▸ **ASSIGNMENT**:
Work through the records below and copy every line that includes "HParams".

Data entries
______________________________
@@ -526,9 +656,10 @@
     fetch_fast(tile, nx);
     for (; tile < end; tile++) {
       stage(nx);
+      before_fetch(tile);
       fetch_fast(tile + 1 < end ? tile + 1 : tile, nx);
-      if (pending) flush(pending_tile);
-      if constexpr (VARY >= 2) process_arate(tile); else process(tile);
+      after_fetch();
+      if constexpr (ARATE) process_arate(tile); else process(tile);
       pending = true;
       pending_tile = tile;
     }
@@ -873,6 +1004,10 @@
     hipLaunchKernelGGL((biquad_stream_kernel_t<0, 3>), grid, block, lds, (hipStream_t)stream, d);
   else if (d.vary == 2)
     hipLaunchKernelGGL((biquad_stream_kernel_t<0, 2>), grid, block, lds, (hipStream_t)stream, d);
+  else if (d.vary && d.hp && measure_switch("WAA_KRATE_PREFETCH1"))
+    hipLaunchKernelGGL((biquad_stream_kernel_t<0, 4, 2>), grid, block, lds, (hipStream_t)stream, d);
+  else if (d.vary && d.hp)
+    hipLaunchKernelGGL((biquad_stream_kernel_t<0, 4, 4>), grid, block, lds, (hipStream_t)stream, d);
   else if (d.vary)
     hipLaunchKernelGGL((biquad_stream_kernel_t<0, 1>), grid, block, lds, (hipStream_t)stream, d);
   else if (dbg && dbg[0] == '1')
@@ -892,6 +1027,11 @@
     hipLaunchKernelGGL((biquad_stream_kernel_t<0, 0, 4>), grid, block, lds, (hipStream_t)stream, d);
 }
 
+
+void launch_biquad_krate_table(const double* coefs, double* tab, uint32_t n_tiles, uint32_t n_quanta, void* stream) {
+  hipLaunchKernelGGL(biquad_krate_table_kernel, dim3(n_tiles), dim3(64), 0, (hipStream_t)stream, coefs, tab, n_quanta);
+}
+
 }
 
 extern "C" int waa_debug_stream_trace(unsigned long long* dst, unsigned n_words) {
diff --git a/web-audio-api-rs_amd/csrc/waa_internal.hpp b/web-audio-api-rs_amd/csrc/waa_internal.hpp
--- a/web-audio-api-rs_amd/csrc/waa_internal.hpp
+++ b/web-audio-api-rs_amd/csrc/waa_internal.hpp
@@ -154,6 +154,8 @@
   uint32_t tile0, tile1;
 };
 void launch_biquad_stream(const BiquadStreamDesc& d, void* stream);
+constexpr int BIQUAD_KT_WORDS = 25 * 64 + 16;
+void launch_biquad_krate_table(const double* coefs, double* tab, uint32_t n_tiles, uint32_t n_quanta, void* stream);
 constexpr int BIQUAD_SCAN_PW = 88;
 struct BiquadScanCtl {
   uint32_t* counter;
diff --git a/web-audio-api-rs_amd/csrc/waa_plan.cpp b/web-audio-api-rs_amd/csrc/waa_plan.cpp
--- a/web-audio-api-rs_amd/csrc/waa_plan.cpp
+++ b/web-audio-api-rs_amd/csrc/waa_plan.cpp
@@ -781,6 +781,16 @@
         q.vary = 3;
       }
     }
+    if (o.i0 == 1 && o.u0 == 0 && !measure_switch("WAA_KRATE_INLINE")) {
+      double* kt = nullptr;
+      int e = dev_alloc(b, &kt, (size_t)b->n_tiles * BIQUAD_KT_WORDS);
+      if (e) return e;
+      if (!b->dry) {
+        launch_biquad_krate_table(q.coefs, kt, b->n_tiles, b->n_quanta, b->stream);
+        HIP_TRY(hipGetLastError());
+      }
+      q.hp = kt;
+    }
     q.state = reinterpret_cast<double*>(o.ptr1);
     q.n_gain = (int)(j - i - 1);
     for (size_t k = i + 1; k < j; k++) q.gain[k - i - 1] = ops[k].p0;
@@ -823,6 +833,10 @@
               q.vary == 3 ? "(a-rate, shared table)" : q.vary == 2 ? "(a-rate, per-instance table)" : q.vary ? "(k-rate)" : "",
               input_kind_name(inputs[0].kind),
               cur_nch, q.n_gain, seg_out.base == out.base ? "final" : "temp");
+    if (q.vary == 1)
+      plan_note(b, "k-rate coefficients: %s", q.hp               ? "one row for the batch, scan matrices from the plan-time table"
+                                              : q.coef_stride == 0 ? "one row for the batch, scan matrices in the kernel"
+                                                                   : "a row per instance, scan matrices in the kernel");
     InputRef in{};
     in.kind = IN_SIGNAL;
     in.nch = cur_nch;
______________________________
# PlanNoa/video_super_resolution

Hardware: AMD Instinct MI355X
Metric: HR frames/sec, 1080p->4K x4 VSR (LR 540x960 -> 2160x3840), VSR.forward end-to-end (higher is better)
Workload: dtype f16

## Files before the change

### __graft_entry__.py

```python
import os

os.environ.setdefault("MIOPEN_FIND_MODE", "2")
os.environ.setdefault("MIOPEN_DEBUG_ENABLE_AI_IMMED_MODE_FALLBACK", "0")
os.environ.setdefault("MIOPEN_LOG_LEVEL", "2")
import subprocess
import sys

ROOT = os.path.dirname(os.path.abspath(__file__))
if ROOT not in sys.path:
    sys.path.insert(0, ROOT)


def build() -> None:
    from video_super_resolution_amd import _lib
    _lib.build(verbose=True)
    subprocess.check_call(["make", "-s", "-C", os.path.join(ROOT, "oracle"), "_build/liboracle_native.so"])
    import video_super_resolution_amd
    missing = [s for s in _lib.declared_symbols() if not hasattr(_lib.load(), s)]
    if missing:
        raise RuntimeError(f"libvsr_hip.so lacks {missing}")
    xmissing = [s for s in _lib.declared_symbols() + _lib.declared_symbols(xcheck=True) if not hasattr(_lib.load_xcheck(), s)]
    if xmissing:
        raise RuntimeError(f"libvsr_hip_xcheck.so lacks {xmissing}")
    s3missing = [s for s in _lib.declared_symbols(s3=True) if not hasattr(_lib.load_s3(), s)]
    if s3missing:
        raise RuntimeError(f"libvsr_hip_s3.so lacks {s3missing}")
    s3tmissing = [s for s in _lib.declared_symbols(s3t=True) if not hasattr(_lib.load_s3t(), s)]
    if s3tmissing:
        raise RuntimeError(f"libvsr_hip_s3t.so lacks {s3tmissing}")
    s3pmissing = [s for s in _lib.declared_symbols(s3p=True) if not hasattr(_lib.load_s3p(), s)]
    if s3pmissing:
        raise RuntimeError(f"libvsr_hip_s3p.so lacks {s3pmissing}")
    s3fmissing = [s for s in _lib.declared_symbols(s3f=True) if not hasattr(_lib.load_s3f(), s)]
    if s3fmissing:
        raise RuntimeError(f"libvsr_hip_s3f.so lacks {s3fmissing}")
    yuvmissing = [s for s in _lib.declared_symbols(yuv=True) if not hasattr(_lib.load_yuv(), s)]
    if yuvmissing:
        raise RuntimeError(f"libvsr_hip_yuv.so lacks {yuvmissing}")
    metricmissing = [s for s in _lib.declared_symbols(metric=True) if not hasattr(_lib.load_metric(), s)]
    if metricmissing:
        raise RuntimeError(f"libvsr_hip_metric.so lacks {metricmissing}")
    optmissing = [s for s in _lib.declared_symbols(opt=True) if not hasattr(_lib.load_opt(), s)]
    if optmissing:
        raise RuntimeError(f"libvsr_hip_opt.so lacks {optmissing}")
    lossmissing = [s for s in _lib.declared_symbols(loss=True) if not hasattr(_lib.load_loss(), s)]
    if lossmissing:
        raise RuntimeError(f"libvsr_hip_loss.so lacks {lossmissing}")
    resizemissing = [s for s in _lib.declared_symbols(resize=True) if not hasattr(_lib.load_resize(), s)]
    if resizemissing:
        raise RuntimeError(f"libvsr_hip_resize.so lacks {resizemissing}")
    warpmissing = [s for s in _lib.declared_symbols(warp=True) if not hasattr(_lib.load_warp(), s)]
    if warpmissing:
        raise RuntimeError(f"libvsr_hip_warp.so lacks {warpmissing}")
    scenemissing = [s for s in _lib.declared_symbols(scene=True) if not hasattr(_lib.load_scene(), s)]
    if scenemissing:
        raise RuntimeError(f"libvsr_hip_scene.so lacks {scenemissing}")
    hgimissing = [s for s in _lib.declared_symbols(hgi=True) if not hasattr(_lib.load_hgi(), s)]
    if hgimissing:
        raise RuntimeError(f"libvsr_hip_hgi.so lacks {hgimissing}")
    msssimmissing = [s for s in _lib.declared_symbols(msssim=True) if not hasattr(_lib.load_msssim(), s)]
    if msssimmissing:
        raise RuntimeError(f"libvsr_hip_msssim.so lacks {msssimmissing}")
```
______________________________
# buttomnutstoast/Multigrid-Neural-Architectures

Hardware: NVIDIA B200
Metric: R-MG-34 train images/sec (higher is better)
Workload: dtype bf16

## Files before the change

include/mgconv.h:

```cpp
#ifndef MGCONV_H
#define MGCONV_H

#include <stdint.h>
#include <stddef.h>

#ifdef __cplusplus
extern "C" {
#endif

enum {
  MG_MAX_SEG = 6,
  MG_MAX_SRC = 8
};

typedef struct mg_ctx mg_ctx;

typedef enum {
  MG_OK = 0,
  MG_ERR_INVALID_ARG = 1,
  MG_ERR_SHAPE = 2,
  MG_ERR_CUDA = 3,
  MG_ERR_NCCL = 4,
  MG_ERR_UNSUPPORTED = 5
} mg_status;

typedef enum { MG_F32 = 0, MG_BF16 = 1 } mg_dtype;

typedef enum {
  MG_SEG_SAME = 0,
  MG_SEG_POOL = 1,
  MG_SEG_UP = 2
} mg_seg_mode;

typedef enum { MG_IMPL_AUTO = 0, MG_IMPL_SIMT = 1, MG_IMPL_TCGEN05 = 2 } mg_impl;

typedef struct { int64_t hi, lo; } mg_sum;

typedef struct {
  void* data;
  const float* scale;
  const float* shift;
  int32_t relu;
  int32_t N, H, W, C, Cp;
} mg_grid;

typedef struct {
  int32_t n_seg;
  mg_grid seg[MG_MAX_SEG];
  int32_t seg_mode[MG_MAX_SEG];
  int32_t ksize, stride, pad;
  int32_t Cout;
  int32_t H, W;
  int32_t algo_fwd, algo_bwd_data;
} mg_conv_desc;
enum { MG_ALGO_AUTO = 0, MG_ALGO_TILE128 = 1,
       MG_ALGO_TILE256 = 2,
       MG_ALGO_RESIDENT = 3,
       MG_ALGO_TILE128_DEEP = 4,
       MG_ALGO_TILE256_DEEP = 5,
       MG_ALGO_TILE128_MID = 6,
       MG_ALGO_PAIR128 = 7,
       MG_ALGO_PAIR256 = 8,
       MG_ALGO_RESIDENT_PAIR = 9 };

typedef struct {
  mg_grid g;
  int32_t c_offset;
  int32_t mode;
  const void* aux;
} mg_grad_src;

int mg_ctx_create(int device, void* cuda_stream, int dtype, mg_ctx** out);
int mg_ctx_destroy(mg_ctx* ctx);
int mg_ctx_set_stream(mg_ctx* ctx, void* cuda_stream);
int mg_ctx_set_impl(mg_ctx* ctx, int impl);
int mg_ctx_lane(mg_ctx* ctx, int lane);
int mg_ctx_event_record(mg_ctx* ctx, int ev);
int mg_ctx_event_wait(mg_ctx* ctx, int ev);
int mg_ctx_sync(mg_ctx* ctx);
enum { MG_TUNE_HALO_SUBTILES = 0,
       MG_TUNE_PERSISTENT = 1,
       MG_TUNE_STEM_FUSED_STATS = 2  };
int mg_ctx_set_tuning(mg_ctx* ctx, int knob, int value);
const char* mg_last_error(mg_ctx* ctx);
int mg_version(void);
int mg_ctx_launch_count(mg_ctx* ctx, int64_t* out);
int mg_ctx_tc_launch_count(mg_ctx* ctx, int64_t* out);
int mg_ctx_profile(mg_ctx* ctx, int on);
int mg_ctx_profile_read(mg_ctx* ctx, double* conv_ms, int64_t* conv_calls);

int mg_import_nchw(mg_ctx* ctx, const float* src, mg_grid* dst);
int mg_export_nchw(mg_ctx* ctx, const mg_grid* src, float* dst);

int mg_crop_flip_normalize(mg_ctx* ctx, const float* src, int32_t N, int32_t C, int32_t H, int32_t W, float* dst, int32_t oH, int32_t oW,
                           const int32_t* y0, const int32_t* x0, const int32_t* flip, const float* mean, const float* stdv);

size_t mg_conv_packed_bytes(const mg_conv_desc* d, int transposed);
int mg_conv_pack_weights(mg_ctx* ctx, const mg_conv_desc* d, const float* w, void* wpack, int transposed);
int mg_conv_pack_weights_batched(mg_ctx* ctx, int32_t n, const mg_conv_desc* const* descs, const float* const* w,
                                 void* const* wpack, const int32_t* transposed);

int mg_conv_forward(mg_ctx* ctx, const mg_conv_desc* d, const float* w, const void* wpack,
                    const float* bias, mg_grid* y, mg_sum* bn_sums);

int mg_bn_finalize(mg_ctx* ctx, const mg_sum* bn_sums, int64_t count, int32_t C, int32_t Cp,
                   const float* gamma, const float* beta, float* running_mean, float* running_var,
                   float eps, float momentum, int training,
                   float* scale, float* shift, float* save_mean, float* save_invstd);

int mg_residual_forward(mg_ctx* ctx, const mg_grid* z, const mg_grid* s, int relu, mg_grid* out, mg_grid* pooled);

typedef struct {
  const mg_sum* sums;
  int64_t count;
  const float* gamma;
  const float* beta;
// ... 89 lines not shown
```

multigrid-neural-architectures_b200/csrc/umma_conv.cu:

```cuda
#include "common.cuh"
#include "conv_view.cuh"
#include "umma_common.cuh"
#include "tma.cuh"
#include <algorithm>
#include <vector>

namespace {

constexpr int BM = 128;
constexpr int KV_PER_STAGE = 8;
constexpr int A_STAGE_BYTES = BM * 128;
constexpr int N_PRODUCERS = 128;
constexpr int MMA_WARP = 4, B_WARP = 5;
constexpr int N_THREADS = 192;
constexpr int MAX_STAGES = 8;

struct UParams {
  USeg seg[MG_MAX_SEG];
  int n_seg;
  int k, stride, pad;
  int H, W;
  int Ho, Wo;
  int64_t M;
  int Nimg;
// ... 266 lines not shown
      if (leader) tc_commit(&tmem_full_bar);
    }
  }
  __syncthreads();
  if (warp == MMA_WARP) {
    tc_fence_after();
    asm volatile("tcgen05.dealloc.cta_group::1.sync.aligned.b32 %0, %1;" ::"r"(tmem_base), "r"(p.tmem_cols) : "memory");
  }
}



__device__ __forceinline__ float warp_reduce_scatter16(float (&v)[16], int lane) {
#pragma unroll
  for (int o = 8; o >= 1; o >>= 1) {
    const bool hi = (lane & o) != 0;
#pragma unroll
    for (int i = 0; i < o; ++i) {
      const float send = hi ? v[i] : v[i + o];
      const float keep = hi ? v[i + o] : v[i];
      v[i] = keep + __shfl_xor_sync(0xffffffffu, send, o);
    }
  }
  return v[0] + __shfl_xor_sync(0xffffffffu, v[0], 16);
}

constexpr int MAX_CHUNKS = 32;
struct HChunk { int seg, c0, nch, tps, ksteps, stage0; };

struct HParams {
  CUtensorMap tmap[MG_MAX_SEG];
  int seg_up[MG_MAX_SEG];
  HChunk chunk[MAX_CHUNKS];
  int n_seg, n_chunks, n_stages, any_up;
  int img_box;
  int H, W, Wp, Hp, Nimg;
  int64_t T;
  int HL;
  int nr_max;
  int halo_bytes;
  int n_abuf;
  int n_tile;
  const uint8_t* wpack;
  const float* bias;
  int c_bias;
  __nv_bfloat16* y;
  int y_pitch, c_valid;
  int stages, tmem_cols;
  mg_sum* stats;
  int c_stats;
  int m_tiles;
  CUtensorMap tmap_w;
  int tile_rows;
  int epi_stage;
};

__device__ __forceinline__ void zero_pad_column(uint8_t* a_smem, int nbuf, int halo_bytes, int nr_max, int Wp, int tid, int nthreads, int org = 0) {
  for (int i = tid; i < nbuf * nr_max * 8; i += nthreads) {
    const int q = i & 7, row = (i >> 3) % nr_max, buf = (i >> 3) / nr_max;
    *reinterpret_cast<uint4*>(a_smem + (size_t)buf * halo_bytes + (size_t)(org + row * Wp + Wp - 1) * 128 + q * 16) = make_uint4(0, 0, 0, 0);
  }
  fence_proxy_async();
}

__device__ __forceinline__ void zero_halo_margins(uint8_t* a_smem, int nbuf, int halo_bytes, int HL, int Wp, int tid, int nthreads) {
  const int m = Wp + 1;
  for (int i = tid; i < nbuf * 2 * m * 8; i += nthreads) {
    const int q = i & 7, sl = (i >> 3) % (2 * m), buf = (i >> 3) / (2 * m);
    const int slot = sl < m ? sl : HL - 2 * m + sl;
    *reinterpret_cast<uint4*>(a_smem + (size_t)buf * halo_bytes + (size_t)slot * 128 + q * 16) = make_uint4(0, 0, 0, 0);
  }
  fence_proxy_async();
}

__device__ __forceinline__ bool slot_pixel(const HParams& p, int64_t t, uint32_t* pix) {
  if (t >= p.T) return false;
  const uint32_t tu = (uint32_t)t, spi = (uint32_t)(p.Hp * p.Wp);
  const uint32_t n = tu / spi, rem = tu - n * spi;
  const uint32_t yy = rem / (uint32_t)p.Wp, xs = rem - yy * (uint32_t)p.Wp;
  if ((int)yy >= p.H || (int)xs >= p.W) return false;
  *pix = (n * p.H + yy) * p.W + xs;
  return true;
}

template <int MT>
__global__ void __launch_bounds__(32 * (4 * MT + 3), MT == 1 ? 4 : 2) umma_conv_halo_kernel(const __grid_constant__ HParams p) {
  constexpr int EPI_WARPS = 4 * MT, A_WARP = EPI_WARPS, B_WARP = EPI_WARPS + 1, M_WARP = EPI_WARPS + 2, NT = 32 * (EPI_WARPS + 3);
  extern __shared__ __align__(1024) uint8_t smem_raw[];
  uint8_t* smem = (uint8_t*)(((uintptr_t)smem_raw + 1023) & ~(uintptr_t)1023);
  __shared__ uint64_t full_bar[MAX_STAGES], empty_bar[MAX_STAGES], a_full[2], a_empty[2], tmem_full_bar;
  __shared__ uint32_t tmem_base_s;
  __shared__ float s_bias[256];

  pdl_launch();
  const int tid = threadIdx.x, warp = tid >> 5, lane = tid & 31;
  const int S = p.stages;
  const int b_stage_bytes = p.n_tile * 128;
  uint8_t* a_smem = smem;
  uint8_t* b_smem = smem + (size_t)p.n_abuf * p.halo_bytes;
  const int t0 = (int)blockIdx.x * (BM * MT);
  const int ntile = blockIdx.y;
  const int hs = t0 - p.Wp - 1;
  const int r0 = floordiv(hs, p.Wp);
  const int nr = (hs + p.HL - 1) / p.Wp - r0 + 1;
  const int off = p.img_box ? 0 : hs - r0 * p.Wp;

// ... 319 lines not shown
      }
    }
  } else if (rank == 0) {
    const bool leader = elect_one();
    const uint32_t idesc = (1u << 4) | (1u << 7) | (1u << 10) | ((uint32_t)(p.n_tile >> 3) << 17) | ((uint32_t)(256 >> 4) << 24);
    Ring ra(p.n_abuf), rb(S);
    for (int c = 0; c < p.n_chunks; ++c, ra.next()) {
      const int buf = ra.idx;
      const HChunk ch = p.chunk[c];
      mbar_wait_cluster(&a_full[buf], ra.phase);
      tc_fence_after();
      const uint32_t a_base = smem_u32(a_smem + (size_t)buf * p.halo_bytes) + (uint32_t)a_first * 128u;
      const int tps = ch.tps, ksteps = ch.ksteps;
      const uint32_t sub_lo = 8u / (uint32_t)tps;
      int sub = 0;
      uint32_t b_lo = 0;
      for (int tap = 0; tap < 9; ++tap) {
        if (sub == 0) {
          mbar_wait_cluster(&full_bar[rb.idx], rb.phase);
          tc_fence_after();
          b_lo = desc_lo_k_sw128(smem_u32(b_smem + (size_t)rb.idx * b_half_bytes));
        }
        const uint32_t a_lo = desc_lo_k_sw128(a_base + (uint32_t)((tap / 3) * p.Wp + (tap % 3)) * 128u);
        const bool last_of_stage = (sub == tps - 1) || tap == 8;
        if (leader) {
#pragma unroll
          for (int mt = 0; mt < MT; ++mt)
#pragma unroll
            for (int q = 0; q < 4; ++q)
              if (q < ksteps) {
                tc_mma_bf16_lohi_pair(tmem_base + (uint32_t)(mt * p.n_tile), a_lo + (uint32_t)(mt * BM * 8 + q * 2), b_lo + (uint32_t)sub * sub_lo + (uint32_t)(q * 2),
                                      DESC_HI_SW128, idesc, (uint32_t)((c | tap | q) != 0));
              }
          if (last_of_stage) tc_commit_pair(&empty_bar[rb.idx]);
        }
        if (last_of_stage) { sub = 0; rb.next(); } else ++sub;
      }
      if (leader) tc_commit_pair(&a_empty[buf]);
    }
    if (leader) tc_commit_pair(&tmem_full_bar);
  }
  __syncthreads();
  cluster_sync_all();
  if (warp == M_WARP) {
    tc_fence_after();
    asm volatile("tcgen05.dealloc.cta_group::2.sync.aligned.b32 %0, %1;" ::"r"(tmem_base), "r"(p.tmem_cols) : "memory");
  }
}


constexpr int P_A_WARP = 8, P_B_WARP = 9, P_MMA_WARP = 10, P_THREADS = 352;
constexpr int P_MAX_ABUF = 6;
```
______________________________
▸ **RESPONSE BELOW**:
struct HParams {
__device__ __forceinline__ bool slot_pixel(const HParams& p, int64_t t, uint32_t* pix) {
__global__ void __launch_bounds__(32 * (4 * MT + 3), MT == 1 ? 4 : 2) umma_conv_halo_kernel(const __grid_constant__ HParams p) {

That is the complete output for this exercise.